As before, you must remember that you have to demonstrate that the step used for frame selection is fine enough for the calculation to converge. The time requirements are still important but with the openmp parallelization not as demanding as for the Cartesian calculation above : for the same problem as previously (119,085 and 118,990 frames, a 16-residue peptide) the torsion-based calculation took 51 minutes instead of 10.2 hours.

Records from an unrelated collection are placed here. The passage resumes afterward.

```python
class PipelinedTrainStep(GraphedTrainStep):

    def __init__(self, g, sampler, model, batch_size, lr=0.002, multilabel=False, distributed=False, train_metric=False,
                 batch_capacity=None):
        if batch_capacity is not None:
            raise NotImplementedError("PipelinedTrainStep has no batch_capacity: its sampler is split over streams around a "
                                      "host-known seed count (use GraphedTrainStep)")
        if train_metric:
            raise NotImplementedError("PipelinedTrainStep keeps no train_acc (its forward pass is split over two graphs and two "
                                      "streams): use TrainStep or GraphedTrainStep with train_metric=True")
        if getattr(sampler, "draw", "host") == "device":
            raise NotImplementedError("PipelinedTrainStep splits the sampler over streams and runs its generator beside it; the "
                                      "device-side draws (multinomial, neighbor) have neither: use GraphedTrainStep with draw='device'")
        super().__init__(g, sampler, model, batch_size, lr, multilabel, distributed)
        self.seeds2 = [torch.zeros(self.bs, dtype=torch.int32, device=g.device) for _ in range(2)]
        self.mfgs = [None, None]
        self.side = torch.cuda.Stream()
        self.third = torch.cuda.Stream()
        self._fwd_done, self._bwd_done, self._blk_done = torch.cuda.Event(), torch.cuda.Event(), torch.cuda.Event()
        self._seed_ev = torch.cuda.Event()
        self.use_flags = os.environ.get("BLISS_PIPELINE_FLAGS", "1") != "0"
        self.losses = None
        self.last_counts2 = None
        self._flag_boundary = os.environ.get("BLISS_FLAG_BOUNDARY", "1") != "0"
        self._defer_block0 = False
        self.g_blk0 = [None, None]
        self._blk0_done = torch.cuda.Event()

    def _sample(self, slot, chain, external_rng=False, part=None, last_block=True, ready_flag=0):
        return self.sampler.sample_blocks_static(self.g, self.seeds2[slot], slot=slot, chain_rng=chain, external_rng=external_rng,
                                                 part=part, last_block=last_block, ready_flag=ready_flag)[2]

    def _split_forward(self):
        return (hasattr(self.model, "forward_hidden") and len(getattr(self.model, "layers", ())) > 1 and hasattr(self.sampler, "exp3")
                and os.environ.get("BLISS_SPLIT_FORWARD", "1") != "0")

    FLAG_BLOCK0, FLAG_B_DONE = 10, 11

    def _forward(self, mfgs):
        pending = self._forward_model(mfgs)
        if not hasattr(self.sampler, "exp3"):
            return pending
        if self.distributed:
            from . import dist as bdist
            bdist.exp3_all_ranks_static(self.sampler, mfgs, self.g)
        else:
            self.sampler.exp3(mfgs, self.g)
        return pending

    def _forward_model(self, mfgs):
        if self._split_forward():
            pending = ("hidden", self.model.forward_hidden(mfgs, _inputs(self.model, mfgs)), mfgs)
        else:
            pred = self.model(mfgs, _inputs(self.model, mfgs))
            pending = ("pred", pred, mfgs)
        return pending

    def _backward(self, pending):
        kind, val, mfgs = pending
        loss = None
        if kind == "hidden" and hasattr(self.model, "forward_last_parts") and hasattr(self.loss_fn, "backward_from_parts"):
            lab = mfgs[-1].dstdata
            table = lab._parent["labels"] if getattr(lab, "_parent", None) is not None and "labels" in lab._parent else None
            parts = self.model.forward_last_parts(mfgs, val) if table is not None and not dict.__contains__(lab, "labels") else None
            if parts is not None:
                self.opt.zero_grad(set_to_none=True)
                loss = self.loss_fn.backward_from_parts(parts[0], parts[1], table, lab._index_fn())
        if loss is None:
            pred = self.model.forward_last(mfgs, val) if kind == "hidden" else val
            loss = _loss_backward(self.loss_fn, pred, mfgs[-1].dstdata["labels"], self.opt)
        if self.distributed:
            from . import dist as bdist
            bdist.allreduce_gradients(self.model)
        self.opt.step()
        return loss

    def _pair(self):
        main, side = torch.cuda.current_stream(), self.side
        side.wait_stream(main)
        losses = []
        for cur, nxt, chain in ((0, 1, False), (1, 0, True)):
            with torch.cuda.stream(side):
                pending = self._forward(self.mfgs[cur])
            main.wait_stream(side)
            self.mfgs[nxt] = self._sample(nxt, chain)
            with torch.cuda.stream(side):
                losses.append(self._backward(pending))
                side.wait_stream(main)
        main.wait_stream(side)
        return tuple(losses)

    def prime(self, seeds):
        self.seeds2[0].copy_(seeds)
        self.sampler._engine.stage_rng_from_torch()
        self.mfgs[0] = self._sample(0, False)
        torch.cuda.current_stream().synchronize()
        self.sampler.finish_static(0, commit=True)

    def _finish_pair(self, check_flags=True):
        torch.cuda.current_stream().synchronize()
        c1 = self.sampler.finish_static(1, commit=False)
        c0 = self.sampler.finish_static(0, commit=True)
        self.last_counts2 = [c1, c0]
        self.last_counts = c0
        self.num_steps += 2
        if check_flags and self.graph and self.use_flags and int(self.sampler._engine.flag_err.item()):
            raise RuntimeError("a cross-stream flag never arrived (bliss_flag_wait timed out): the pipelined results are invalid")

    def _load(self, loader):
        self.seeds2[1].copy_(next(loader))
        self.seeds2[0].copy_(next(loader))
        self.sampler._engine.stage_rng_from_torch()

    def capture(self, loader, warmup=2, tune_gemm=False):
        eng = self.sampler._bind(self.g)
        L = len(self.sampler.nodes_per_layer)
        if torch.cuda.current_stream() != torch.cuda.default_stream():
            import warnings
            warnings.warn("PipelinedTrainStep: captured from a non-default stream; HIP maps streams onto a few hardware queues and the "
                          "critical chain then shares one with a side stream (measured 1.08 instead of 0.70 ms per step)")
        if self.use_flags and not self._flags_usable():
            import warnings
            warnings.warn("PipelinedTrainStep: streams do not run side by side here (a profiler serialising kernels?); "
                          "ordering the graphs with events instead of device flags")
            self.use_flags = False
        if self.use_flags:
            eng.scratch_sets = max(eng.scratch_sets, L)
        self._defer_block0 = (self.use_flags and self._flag_boundary and L > 1 and L < self.FLAG_BLOCK0 and type(self.model).__name__ == "SAGE"
                              and self._split_forward() and os.environ.get("BLISS_DEFER_BLOCK0", "1") != "0")
        tune_gemm = tune_gemm and _enable_gemm_tuning()
        warm = torch.cuda.Stream()
        warm.wait_stream(torch.cuda.current_stream())
        with torch.cuda.stream(warm):
            self.prime(next(loader))
            for _ in range(warmup):
                self._load(loader)
                self.losses = self._pair()
                self._finish_pair()
        torch.cuda.current_stream().wait_stream(warm)
        if tune_gemm:
            torch.cuda.tunable.tuning_enable(False)
        self.losses = None
        import gc
        gc.collect()
        torch.cuda.synchronize()
        self._capture_graphs(loader)
        if self.use_flags and int(eng.flag_err.item()):
            import warnings
            warnings.warn("PipelinedTrainStep: a cross-stream flag timed out (streams sharing a hardware queue?); "
                          "falling back to event-ordered graphs")
# ... 572 lines not shown
```

include/bliss_gnn.h:

```cpp
#ifndef BLISS_GNN_H
#define BLISS_GNN_H
#include <stdint.h>

#ifdef __cplusplus
extern "C" {
#endif

#define BLISS_EINVAL (-1)

#define BLISS_MODE_BANDIT 0
#define BLISS_MODE_LADIES 1
#define BLISS_ROWSUM_SLOTS 32
#define BLISS_NORM_SCRATCH (2 + 3 * BLISS_ROWSUM_SLOTS)
#define BLISS_MODE_UNIFORM_NODES 4
#define BLISS_MODE_PARTIALS 8

typedef struct {
  const int64_t* indptr;
  const int32_t* indices;
  const int32_t* eid;
  int32_t num_nodes;
  int64_t num_edges;
} bliss_graph_t;

// ... 117 lines not shown
int bliss_labor_is_layer(const bliss_graph_t* g, const int32_t* seeds, int32_t n_seeds, const int32_t* n_seeds_dev, int32_t cap_s,
                         int32_t fanout, const uint32_t* keys_override, uint64_t seed, int64_t* step_dev, int32_t layer,
                         int bump_step, int layer_dependency, int32_t iterations, const bliss_layer_ws_t* ws,
                         const bliss_block_out_t* out, void* scratch, void* stream);

int64_t bliss_wlabor_scratch_bytes(int32_t num_nodes, int32_t cap_s, int32_t cap_b);
int bliss_wlabor_layer(const bliss_graph_t* g, const int32_t* seeds, int32_t n_seeds, const int32_t* n_seeds_dev, int32_t cap_s,
                       int32_t fanout, const uint32_t* keys_override, uint64_t seed, int64_t* step_dev, int32_t layer, int bump_step,
                       int layer_dependency, int32_t mode, const void* prob_pos, float eta, float one_minus_eta,
                       const bliss_layer_ws_t* ws, const bliss_block_out_t* out, void* p_ij, void* scratch, void* stream);

int bliss_build_block(const bliss_graph_t* g, const bliss_node_maps_t* maps, const void* w_pos,
                      const int32_t* seeds, int32_t cap_s, int mode, float eta_f, float one_minus_eta_f,
                      int64_t frontier_bound, const bliss_layer_ws_t* ws, const bliss_block_out_t* out, void* stream);

int bliss_mt19937_uniform(void* state, const int32_t* n_dev, int32_t n_word_offset, float* out, int32_t cap, void* stream);

int bliss_rng_stream_begin(const void* state, int32_t* ctl, float* out, uint32_t* raw, int32_t cap_total, void* stream);
int bliss_rng_prepare(int32_t cap_total, int32_t* plan4);
int bliss_mt_jump_poly(int64_t n_words, uint32_t* poly_words);
int bliss_rng_stream_wait(int32_t* ctl, const void* counts, int32_t* layer_off, int is_last, int32_t cap_total, void* stream);
int bliss_rng_stream_end(void* state, const int32_t* ctl, const uint32_t* raw, int32_t cap_total, int32_t* err_word,
                         void* stream);
int bliss_rng_stream_chain(void* state, int32_t* ctl, float* out, uint32_t* raw, int32_t cap_total, int32_t* counts_dev,
                           int32_t n_count_words, int32_t* counts_host, void* stream);
int bliss_rng_stream_ready(void* stream);
int64_t bliss_rng_stream_handle(void);

int bliss_cand_importance(const int64_t* sums, int32_t n, int uniform_nodes, void* p_bf16, int32_t* err, void* stream);
int bliss_poisson_scale(int32_t* hist, void* counts, int32_t fanout, double eps, int32_t* scratch, void* stream);
int bliss_keyed_select(const int32_t* nid, const void* p_bf16, const uint8_t* is_seed, int32_t n, const void* counts,
                       uint64_t seed, uint64_t step, int32_t layer, void* P_bf16, uint8_t* keep, void* stream);
int bliss_shard_local_seeds(const int32_t* seeds_g, int32_t n_seeds, const int32_t* n_seeds_dev, int32_t lo, int32_t hi, int32_t cap_s,
                            int32_t* seeds_l, int32_t* seeds_l_copy, int32_t* seed_pos, int32_t* n_local_dev, int32_t* err, void* stream);
int bliss_shard_scatter_partials(const int32_t* seeds_l, const int64_t* seed_p2, const int32_t* n_local_dev, const int64_t* touched_key,
                                 const int64_t* touched_sum, const int32_t* n_touched_dev, int64_t* dense, int32_t num_nodes,
                                 int32_t* err, void* stream);
int bliss_shard_pack_rows(const int32_t* nid, const int32_t* n_rows_dev, int32_t cap_rows, int32_t lo, int32_t hi, const void* table_bf16,
                          int64_t table_stride, int32_t row_len, void* out_bf16, int64_t out_stride, void* stream);
int bliss_shard_place_rows(const void* src_bf16, int64_t src_stride, const int32_t* pos, const int32_t* n_dev, int32_t cap_s, void* out_bf16,
                           int64_t out_stride, int32_t n_rows, int32_t row_len, void* stream);
int bliss_shard_take_rows(const void* src, int32_t src_is_f32, int64_t src_stride, int32_t n_src_rows, const int32_t* pos, const int32_t* n_dev,
                          int32_t cap_s, void* out_bf16, int64_t out_stride, int32_t row_len, void* stream);
int bliss_shard_zero_dense(int64_t* dense, int32_t num_nodes, void* stream);
int bliss_shard_candidates(int64_t* dense, int32_t num_nodes, int32_t uniform_nodes, int32_t* cand_nid, void* p_bf16, uint8_t* is_seed,
                           int32_t* hist, void* counts, int32_t cap_c, int32_t* scratch, int32_t* err, void* stream);
int bliss_shard_select_kept(const int32_t* cand_nid, const void* p_bf16, const uint8_t* is_seed, const void* counts, uint64_t seed,
                            int64_t* step_dev, int32_t layer, const int32_t* seeds_g, int32_t n_seeds, const int32_t* n_seeds_dev,
                            void* P_bf16, int32_t* kept_nid, void* node_prob_bf16, int32_t* kept_map, int32_t cap_k, int32_t cap_c,
                            int32_t num_nodes, void* layer_counts, const int32_t* n_local_dev, int32_t* scratch, int32_t bump_step,
                            int32_t* done_flag, int32_t* err, void* stream);
int bliss_exp3_normalize_global(void* w_pos, int64_t num_edges, int64_t* row_sum, const int64_t* norm_limbs, int64_t* scratch,
                                void* norm_out_bf16, void* stream);

typedef struct {
  const void* a1; int64_t a1_stride; const int32_t* ids;
  const void* w1; int64_t w1_stride; int32_t k1;
  const void* a2; int64_t a2_stride; const void* w2; int64_t w2_stride; int32_t k2;
  const void* bias;
  int32_t m_bound; const int32_t* m_dev; int32_t n;
  void* out; int64_t out_stride;
  void* a_copy; int64_t copy_stride;
  void* in_norm; void* out_norm;
  int32_t relu; float drop_p; uint32_t drop_seed; void* drop_ctr;
} bliss_tile_gemm_t;
int bliss_tile_gemm(const bliss_tile_gemm_t* first, const bliss_tile_gemm_t* second_or_null, void* stream);

typedef struct {
  const void* a1; int64_t a1_stride; const void* w1; int64_t w1_stride; int32_t k1;
  const void* a2; int64_t a2_stride; const void* w2; int64_t w2_stride; int32_t k2; int32_t m2_bound; const int32_t* m2_dev;
  int32_t m_bound; const int32_t* m_dev; int32_t n;
  void* out; int64_t out_stride;
} bliss_dgrad_t;
int bliss_sage_dgrad(const bliss_dgrad_t* args, void* stream);
int bliss_gat_dgrad(const bliss_dgrad_t* args, void* stream);
typedef struct {
  const void* d; int64_t d_stride; int32_t n_out;
  const void* x; int64_t x_stride; int32_t k_in;
  int32_t rows_bound; const int32_t* rows_dev;
  void* dw; int64_t dw_stride; void* db;
} bliss_wgrad_t;
int64_t bliss_sage_wgrad_workspace(const bliss_wgrad_t* probs, int32_t n_probs);
int bliss_sage_wgrad(const bliss_wgrad_t* probs, int32_t n_probs, float* partials, int64_t partial_floats, void* stream);

int bliss_cross_entropy(const void* logits, int64_t stride, const int64_t* labels, int32_t n_rows, int32_t n_cls,
                        float* row_loss, void* dlogits, int64_t d_stride, float* loss_out, uint32_t* ticket, int32_t* err,
                        void* stream);
int bliss_cross_entropy_sum(const void* logits, int64_t stride, const void* logits2, int64_t stride2, const int64_t* label_table,
                            const int32_t* label_ids, int32_t n_rows, int32_t n_cls, float* row_loss, void* dlogits, int64_t d_stride,
                            float* loss_out, uint32_t* ticket, int32_t* err, void* stream);
int bliss_cross_entropy_masked(const void* logits, int64_t stride, const void* logits2, int64_t stride2, const int64_t* label_table,
                               int32_t n_table, const int32_t* label_ids, int32_t id_off, int32_t n_rows, const int32_t* n_rows_dev,
                               float denom, int32_t n_cls, float* row_loss, void* dlogits, int64_t d_stride, float* loss_out,
                               uint32_t* ticket, int32_t* err, void* stream);
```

The last graph (below) is a worked example showing how the distribution changes depending of the time interval selected for taking samples from the trajectories (the intervals are 1 ns, 500 ps and 100 ps for this example, it is a disordered peptide folding simulation) :
Indeed. The graph shown above shows the amount of difference between the two trajectories, but does not answer the initial question : are the two trajectories consistent with each other (and, thus, mergeable) ? In the case of the peptide discussed on this page (see secondary structure graphs at the top of this page), we can possibly escape because the two runs were quite long, 11 μs each. So : we take the first trajectory, divide it into two halves, and compare the two halves using cross t-RMSD. Then we compare the distribution obtained from the two halves of the same trajectory with the distribution obtained by comparing the two trajectories. With a 100 ps step the results are :
What this says is that the two independent trajectories are slightly more alike between them than the two halves of the same trajectory. This more-or-less settles the matter and the two trajectories should be considered mergeable (the reason that the comparison of the two halves is -unexpectedly- slightly worse can be seen in the first figure of this page : the first trajectory has a long stretch of β structure in its first half only).